Since I lost my dad when I was ten years old I have been fascinated, and a little scared of death. Death has always been something that I thought about, either with fear or wonder. I was afraid to lose the person I loved, but I always wondered what happened after. What is it like for them on their next journey? Who will they see? What will it feel like?

The fear of my life being different without them is what stopped me from fully being at peace with death. Change in how life as I know it caused me to worry about losing people I love. Never being able to hear their voice or feel their skin filled my being with panic. Never being able to have a two-sided conversation again or feel the squeeze of the hand took the breath right out of me.

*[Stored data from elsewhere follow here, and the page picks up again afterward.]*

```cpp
__device__ __forceinline__ float coop_pow2_scale(float m) {
    if (!(m > 0.0f) || !(m < 3.0e38f)) return 1.0f;
    int e = (int)((__float_as_uint(m) >> 23) & 255u) - 126;
    e = e < -100 ? -100 : (e > 100 ? 100 : e);
    return __uint_as_float((unsigned)(127 - e) << 23);
}
__device__ __forceinline__ float coop_pow2_inv(float s) { return __uint_as_float((254u - ((__float_as_uint(s) >> 23) & 255u)) << 23); }

struct CoopSync {
    unsigned* words;
    int G;
    unsigned* status;
    unsigned spin;
};
__device__ __forceinline__ void coop_give_up(const CoopSync& sy) {
    __hip_atomic_store(sy.words + sy.G, 1u, __ATOMIC_RELAXED, __HIP_MEMORY_SCOPE_AGENT);
    __hip_atomic_store(sy.status, 1u, __ATOMIC_RELAXED, __HIP_MEMORY_SCOPE_AGENT);
}
__host__ __device__ inline int coop_sync_words(int G, int n_tiles) { return 2 * G + 1 + n_tiles; }
__device__ __forceinline__ void coop_arrive(const CoopSync& sy, int g) {
    __hip_atomic_fetch_add(sy.words + g, 1u, __ATOMIC_RELAXED, __HIP_MEMORY_SCOPE_AGENT);
}
__device__ __forceinline__ bool coop_wait(const CoopSync& sy, int g, unsigned target, int* flag_lds, int tid) {
    if (tid == 0) {
        int ok = 1;
        unsigned spins = 0;
// ... 146 lines not shown
```

### online-neural-cdes_amd/csrc/ncde_dwo2.hip

```cpp
#include "ncde_common.h"
#include "ncde_bf3.h"
#define NCDE_COOP_NO_KERNELS
#include "ncde_coop.h"
#include "ncde_dwo2.h"

template <int NRT>
__device__ __forceinline__ void dwo_h2_body(const KArgs& a, int n_sc, int n_st, float* gpartB) {
    extern __shared__ __attribute__((aligned(16))) float lds[];
    constexpr int dlast = 128, PK = 8, NCH = 4, NWV = 16 / NRT;
    const int tid = threadIdx.x, lane = tid & 63;
    const int wave = __builtin_amdgcn_readfirstlane(tid >> 6);
    const int li = lane & 15, lk = lane >> 4;
    const int C = a.C, H = a.H, ncq = C >> 2;
    const int n_pair = n_st >> 1, parts = a.dw2_parts, nrg = gridDim.x / parts;
    int bx_, by_;
    if ((parts & 7) == 0) {
        const int xcd = blockIdx.x & 7, slot = blockIdx.x >> 3;
        by_ = xcd * (parts >> 3) + slot / nrg;
        bx_ = slot % nrg;
    } else {
        by_ = blockIdx.x / nrg;
        bx_ = blockIdx.x % nrg;
    }
    const int bx = __builtin_amdgcn_readfirstlane(bx_), by = __builtin_amdgcn_readfirstlane(by_);
    const int nRC = H >> 4, nRD = (C + 15) >> 4;
    const int oXP = 2 * 2048, oRC = oXP + 4096, oRD = oRC + 2 * nRC * 256, oS = oRD + 2 * nRD * 256, per_buf = oS + 2 * 256;
    int hb[NRT], cq[NRT];
    u32x4 W[NRT][NCH][2];
    float bias[NRT];
    f32x4 gW[NRT][PK];
    float gb[NRT];
#pragma unroll
    for (int q = 0; q < NRT; ++q) {
        const int rt = (bx * NWV + wave) * NRT + q;
        hb[q] = rt / ncq;
        cq[q] = rt - hb[q] * ncq;
        const int mem = rt / COOP_RPM, rw = (rt % COOP_RPM) / COOP_NRT, qq = rt % COOP_NRT;
        const unsigned* wp = a.coop_img + (long long)mem * (coop_p_words() + coop_t_words()) + rw * (40 * 64 * 4);
#pragma unroll
        for (int c = 0; c < NCH; ++c)
#pragma unroll
            for (int pc = 0; pc < 2; ++pc) W[q][c][pc] = *reinterpret_cast<const u32x4*>(wp + ((((qq * 4 + c) * 2 + pc) * 64) + lane) * 4);
        bias[q] = a.bo[(4 * hb[q] + (li >> 2)) * C + 4 * cq[q] + (li & 3)];
#pragma unroll
        for (int jt = 0; jt < PK; ++jt) gW[q][jt] = (f32x4){0.f, 0.f, 0.f, 0.f};
        gb[q] = 0.0f;
    }
    const float sigma = coop_pow2_scale(__uint_as_float(*a.win_max)), inv_sigma = coop_pow2_inv(sigma);
    const int my_n = by < n_pair ? (n_pair - by + parts - 1) / parts : 0;
    typedef const __attribute__((address_space(1))) void* gptr_t;
    typedef __attribute__((address_space(3))) void* lptr_t;
    const int n_chunk = 2 * 8 + 16 + 2 * nRC + 2 * nRD + 2;
#ifndef DW2_NIW
#define DW2_NIW 4
#endif
    constexpr int NIW = DW2_NIW < NWV ? DW2_NIW : NWV;
    constexpr int NSLOT = (60 + NIW - 1) / NIW;
    long long s_const[NSLOT];
    int s_sc[NSLOT], s_pr[NSLOT], s_lds[NSLOT];
#pragma unroll
    for (int j = 0; j < NSLOT; ++j) {
        int k = wave + NIW * j;
        if (k >= n_chunk) k = wave < NIW ? wave : 0;
        long long cst;
        int ssc, spr, sl;
        if (k < 16) { cst = (long long)(k >> 3) * 2048 + (k & 7) * 256; ssc = n_st * 2048; spr = 2 * 2048; sl = k * 256; }
        else if ((k -= 16) < 16) { cst = (a.recB - a.recA) + (long long)k * 256; ssc = n_pair * 4096; spr = 4096; sl = oXP + k * 256; }
        else if ((k -= 16) < 2 * nRC) { const int t2 = k >= nRC ? 1 : 0, kk = k - t2 * nRC; cst = (a.recC - a.recA) + (long long)t2 * (H * 16) + kk * 256; ssc = n_st * H * 16; spr = 2 * H * 16; sl = oRC + k * 256; }
        else if ((k -= 2 * nRC) < 2 * nRD) { const int t2 = k >= nRD ? 1 : 0, kk = k - t2 * nRD; cst = (a.recD - a.recA) + (long long)t2 * (C * 16) + kk * 256; ssc = n_st * C * 16; spr = 2 * C * 16; sl = oRD + k * 256; }
        else { k -= 2 * nRD; cst = (a.recS - a.recA) + (long long)k * 32; ssc = n_st * 32; spr = 64; sl = oS + k * 256; }
        s_const[j] = cst; s_sc[j] = ssc; s_pr[j] = spr; s_lds[j] = sl;
    }
    const int my_n_ = by < n_pair ? (n_pair - by + parts - 1) / parts : 0;
    long long s_off[NSLOT];
    int s_dpr[NSLOT], s_dsc[NSLOT];
#pragma unroll
    for (int j = 0; j < NSLOT; ++j) {
        s_off[j] = s_const[j] + (long long)by * s_pr[j];
        s_dpr[j] = parts * s_pr[j];
        s_dsc[j] = s_sc[j] - (my_n_ - 1) * parts * s_pr[j];
    }
    auto issue = [&](bool wrap, int buf) {
        if (wave >= NIW) return;
#pragma unroll
        for (int j = 0; j < NSLOT; ++j) {
            __builtin_amdgcn_global_load_lds((gptr_t)(a.recA + s_off[j] + lane * 4), (lptr_t)(lds + buf * per_buf + s_lds[j]), 16, 0, 0);
            s_off[j] += wrap ? s_dsc[j] : s_dpr[j];
        }
    };
#ifdef NCDE_DW2_PROF
    unsigned long long dprof[5] = {0, 0, 0, 0, 0}, dlast_ = __builtin_readcyclecounter();
#define DW2_TICK(k) { const unsigned long long n_ = __builtin_readcyclecounter(); dprof[k] += n_ - dlast_; dlast_ = n_; }
#else
#define DW2_TICK(k)
#endif
    u32x4 Ap[NRT][2];
    auto p_and_epilogue = [&](int buf, int lane, int li, int lk) {
        const float* B_ = lds + buf * per_buf;
        const unsigned* XS = reinterpret_cast<const unsigned*>(B_);
        auto ldx = [&](int t2, int c, int pc) { return *reinterpret_cast<const u32x4*>(XS + t2 * 2048 + ((c * 2 + pc) * 64 + lane) * 4); };
        constexpr bool AHEAD = NRT == 4;
        u32x4 nx0, nx1;
        if constexpr (AHEAD) { nx0 = ldx(0, 0, 0); nx1 = ldx(0, 0, 1); }
#pragma unroll
        for (int t2 = 0; t2 < 2; ++t2) {
            const float* S_ = B_ + oS + t2 * 256;
            const f32x4 isx4 = *reinterpret_cast<const f32x4*>(S_ + 4 * lk);
            f32x4 isx2;
#pragma unroll
            for (int r = 0; r < 4; ++r) isx2[r] = isx4[r] * NCDE_TANH_PRESCALE;
            const float fT = sigma * S_[17];
            auto lda = [&](int i) { return *reinterpret_cast<const f32x4*>(B_ + oRC + t2 * nRC * 256 + (4 * hb[i] + (li >> 2)) * 16 + 4 * lk); };
            auto ldd = [&](int i) { return *reinterpret_cast<const f32x4*>(B_ + oRD + t2 * nRD * 256 + (4 * cq[i] + (li & 3)) * 16 + 4 * lk); };
            f32x4 na4, nd4;
            if constexpr (AHEAD) { na4 = lda(0); nd4 = ldd(0); }
            f32x4 pm[NRT], px[NRT];
#pragma unroll
            for (int i = 0; i < NRT; ++i) {
#pragma unroll
                for (int r = 0; r < 4; ++r) pm[i][r] = bias[i] * coop_pow2_inv(isx4[r]);
                px[i] = (f32x4){0.f, 0.f, 0.f, 0.f};
            }
#pragma unroll
            for (int c = 0; c < NCH; ++c) {
                u32x4 x0, x1;
                if constexpr (AHEAD) {
                    x0 = nx0; x1 = nx1;
                    if (c + 1 < NCH) { nx0 = ldx(t2, c + 1, 0); nx1 = ldx(t2, c + 1, 1); }
                    else if (t2 == 0) { nx0 = ldx(1, 0, 0); nx1 = ldx(1, 0, 1); }
                } else { x0 = ldx(t2, c, 0); x1 = ldx(t2, c, 1); }
#pragma unroll
                for (int i = 0; i < NRT; ++i) px[i] = mfma_h(x0, W[i][c][1], px[i]);
#pragma unroll
                for (int i = 0; i < NRT; ++i) pm[i] = mfma_h(x0, W[i][c][0], pm[i]);
#pragma unroll
                for (int i = 0; i < NRT; ++i) px[i] = mfma_h(x1, W[i][c][0], px[i]);
            }
#pragma unroll
            for (int i = 0; i < NRT; ++i) {
                const f32x4 pc = h2_combine(pm[i], px[i]);
                f32x4 a4, d4;
                if constexpr (AHEAD) {
                    a4 = na4; d4 = nd4;
                    if (i + 1 < NRT) { na4 = lda(i + 1); nd4 = ldd(i + 1); }
                } else { a4 = lda(i); d4 = ldd(i); }
                float dps[4];
#pragma unroll
                for (int r = 0; r < 4; ++r) {
                    const float th = tanh_prescaled(pc[r] * isx2[r]);
                    const float dp = (a4[r] * d4[r]) * (1.0f - th * th);
                    gb[i] += dp;
                    dps[r] = dp * fT;
                }
                unsigned h0, l0, h1, l1;
                coop_split2(dps[0], dps[1], h0, l0);
                coop_split2(dps[2], dps[3], h1, l1);
                Ap[i][0][2 * t2] = h0; Ap[i][0][2 * t2 + 1] = h1;
                Ap[i][1][2 * t2] = l0; Ap[i][1][2 * t2 + 1] = l1;
            }
        }
    };
    auto dwo_products = [&](int buf, int lane) {
        const unsigned* XP = reinterpret_cast<const unsigned*>(lds + buf * per_buf + oXP);
        constexpr bool AHEAD = NRT == 4;
        auto ldb = [&](int jt, int pc) { return *reinterpret_cast<const u32x4*>(XP + ((jt * 2 + pc) * 64 + lane) * 4); };
        u32x4 nb0, nb1;
        if constexpr (AHEAD) { nb0 = ldb(0, 0); nb1 = ldb(0, 1); }
        f32x4 ptx[NRT];
#pragma unroll
        for (int jt = 0; jt < PK; ++jt) {
            u32x4 b0, b1;
            if constexpr (AHEAD) {
                b0 = nb0; b1 = nb1;
                if (jt + 1 < PK) { nb0 = ldb(jt + 1, 0); nb1 = ldb(jt + 1, 1); }
            } else { b0 = ldb(jt, 0); b1 = ldb(jt, 1); }
            f32x4 tx[NRT];
#pragma unroll
            for (int i = 0; i < NRT; ++i) tx[i] = mfma_h(Ap[i][0], b1, (f32x4){0.f, 0.f, 0.f, 0.f});
#pragma unroll
            for (int i = 0; i < NRT; ++i) gW[i][jt] = mfma_h(Ap[i][0], b0, gW[i][jt]);
#pragma unroll
            for (int i = 0; i < NRT; ++i) tx[i] = mfma_h(Ap[i][1], b0, tx[i]);
            if (jt > 0) {
#pragma unroll
                for (int i = 0; i < NRT; ++i) gW[i][jt - 1] = h2_combine(gW[i][jt - 1], ptx[i]);
            }
#pragma unroll
            for (int i = 0; i < NRT; ++i) ptx[i] = tx[i];
        }
#pragma unroll
        for (int i = 0; i < NRT; ++i) gW[i][PK - 1] = h2_combine(gW[i][PK - 1], ptx[i]);
    };
    if (my_n > 0 && n_sc > 0) {
        const int nq = n_sc * my_n;
        int k_n = 0;
        issue(k_n + 1 == my_n, 0);
        if (++k_n == my_n) k_n = 0;
        asm volatile("s_waitcnt vmcnt(0)" ::: "memory");
        __syncthreads();
        for (int q = 0; q < nq; ++q) {
            const int buf = q & 1;
            if (q + 1 < nq) {
                issue(k_n + 1 == my_n, buf ^ 1);
                if (++k_n == my_n) k_n = 0;
            }
            __builtin_amdgcn_sched_barrier(0);
            DW2_TICK(0)
            int t_ = tid;
            asm volatile("" : "+v"(t_));
            const int lane_ = t_ & 63, li_ = t_ & 15, lk_ = (t_ >> 4) & 3;
            p_and_epilogue(buf, lane_, li_, lk_);
            DW2_TICK(1)
            dwo_products(buf, lane_);
            DW2_TICK(2)
            __builtin_amdgcn_sched_barrier(0);
            asm volatile("s_waitcnt vmcnt(0)" ::: "memory");
            DW2_TICK(3)
            __syncthreads();
            DW2_TICK(4)
        }
#ifdef NCDE_DW2_PROF
        if (lane == 0)
            for (int k = 0; k < 5; ++k) a.grad_z0[((long long)blockIdx.x * NWV + wave) * 8 + k] = (float)dprof[k] / (float)nq;
#endif
    }
    const long long wo_sz = (long long)H * C * dlast, theta_o = wo_sz + (long long)H * C;
    float* gp = gpartB + (long long)by * theta_o;
#pragma unroll
    for (int q = 0; q < NRT; ++q) {
#pragma unroll
        for (int jt = 0; jt < PK; ++jt)
#pragma unroll
            for (int r = 0; r < 4; ++r) {
                float* dst = gp + ((long long)(4 * hb[q] + lk) * C + 4 * cq[q] + r) * dlast + 16 * jt + li;
                const float v = gW[q][jt][r] * inv_sigma;
                *dst = a.dw2_accum ? *dst + v : v;
            }
        float v = gb[q];
        v += __shfl_xor(v, 16, 64); v += __shfl_xor(v, 32, 64);
        if (lk == 0) {
            float* dst = gp + wo_sz + (4 * hb[q] + (li >> 2)) * C + 4 * cq[q] + (li & 3);
            *dst = a.dw2_accum ? *dst + v : v;
        }
    }
}

extern "C" __global__ __launch_bounds__(512) void ncde_dwo_h2(KArgs a, int n_sc, int n_st, float* gpartB) { dwo_h2_body<2>(a, n_sc, n_st, gpartB); }
```

### online-neural-cdes_amd/csrc/ncde_tiled.hip

```cpp
#include <type_traits>
#include "ncde_common.h"
#include "ncde_bf3.h"
#include "ncde_host.h"
#include "ncde_tiled.h"
#include "ncde_coop.h"
#include "ncde_dwo2.h"

#define TL_NW 8
#define TL_THREADS (64 * TL_NW)
#define TL_EMAX 16

namespace {
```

As I ran from the fear of death, there was always something pushing me toward my fear. As the fear swam around in my head, the questions I had bobbed to the surface. Each time I attempted to push death under and out of my thoughts, it came straight to the surface. My mind was full of either thoughts about dying and death, or thoughts of trying not to think about it all.

Fear of losing my Gram consumed my early thoughts, and followed me straight to her death, and held on tight for seven years after. The pain and longing to see her, to hear her, to touch her was all I could concentrate on. Every waking thought included my desire to have her back in my life again. The longing to have her back stole parts of me, and weighed me down so much so that there were days I did not think I would survive the pain.

Misery overshadowed me. The one constant through this period, was my continued interactions with death. The one career path I vowed to never take was the one that won my heart. Something inside me was stronger than I knew and pushed me to the path I was meant to travel.

No other population called to me like this one. The aging and disabled were who I knew how to help. With aging and disabilities, also came death. Outside my comfort zone, I slowly lost more and more clients. The first few years, the pain was almost too much. I felt like I was failing them; how was I helping them when they were dying? How did my time with them make a difference?

As family members grieved, I did not know what to do, or what to say. I could not hold the tears in. The feelings of gratitude and love seeped out my eyes. This could not be where I was meant to be. Could it? I felt their pain, and could not offer their loved one back to them. I could not give them anything. Or could I?

When I stopped feeling like I was letting them down, I looked at what I was doing. I was holding their hand and talking about the hard things no one else wanted to talk about. I sat at their bedside as they talked about how the life they had lived had went wrong and how it went right. I listened to their regrets and their joys. I developed a relationship with them as they packed up their things and headed to the door.

Death was not stealing people from me, it was sending people to me. Together, we were learning from each other. I was receiving so much when I pushed through the fear. I saw people in their most vulnerable state. Their strength transferred to me. Their love and ability to give in to what is filled my heart. The empty spaces that death had created for me was being filled in. With each interaction the pull towards death tugged me closer. This. This was what I was meant to do.

These lessons helped teach me that time is precious. The time that we do have should be spent living. My fear and sorrow changed. Something inside me shifted, and the weight lifted. The transformation from fear to healing made me realize I had to peruse this gift that was given to me. Death is not going away, and I can help those who need it. I can share the gifts that I had been given.

Having the majority of the people in my life on the other side now, I know there is more than here. I know that just because the body is gone, the person is not. I believe with everything I have that there is more. More time to love and learn. With these beliefs, as I am with a person that is dying I am overcome with peace. I know that what comes next for them is something of beauty. Death is not something to fear. Death is not the end.

I feel connected to the dead because I know they cannot hurt me. I know that all of the evilness of their worldly body is gone, and the spirit remains. They are free to be who they are, without the toxins of their surroundings. Death no longer brings fear, but comfort.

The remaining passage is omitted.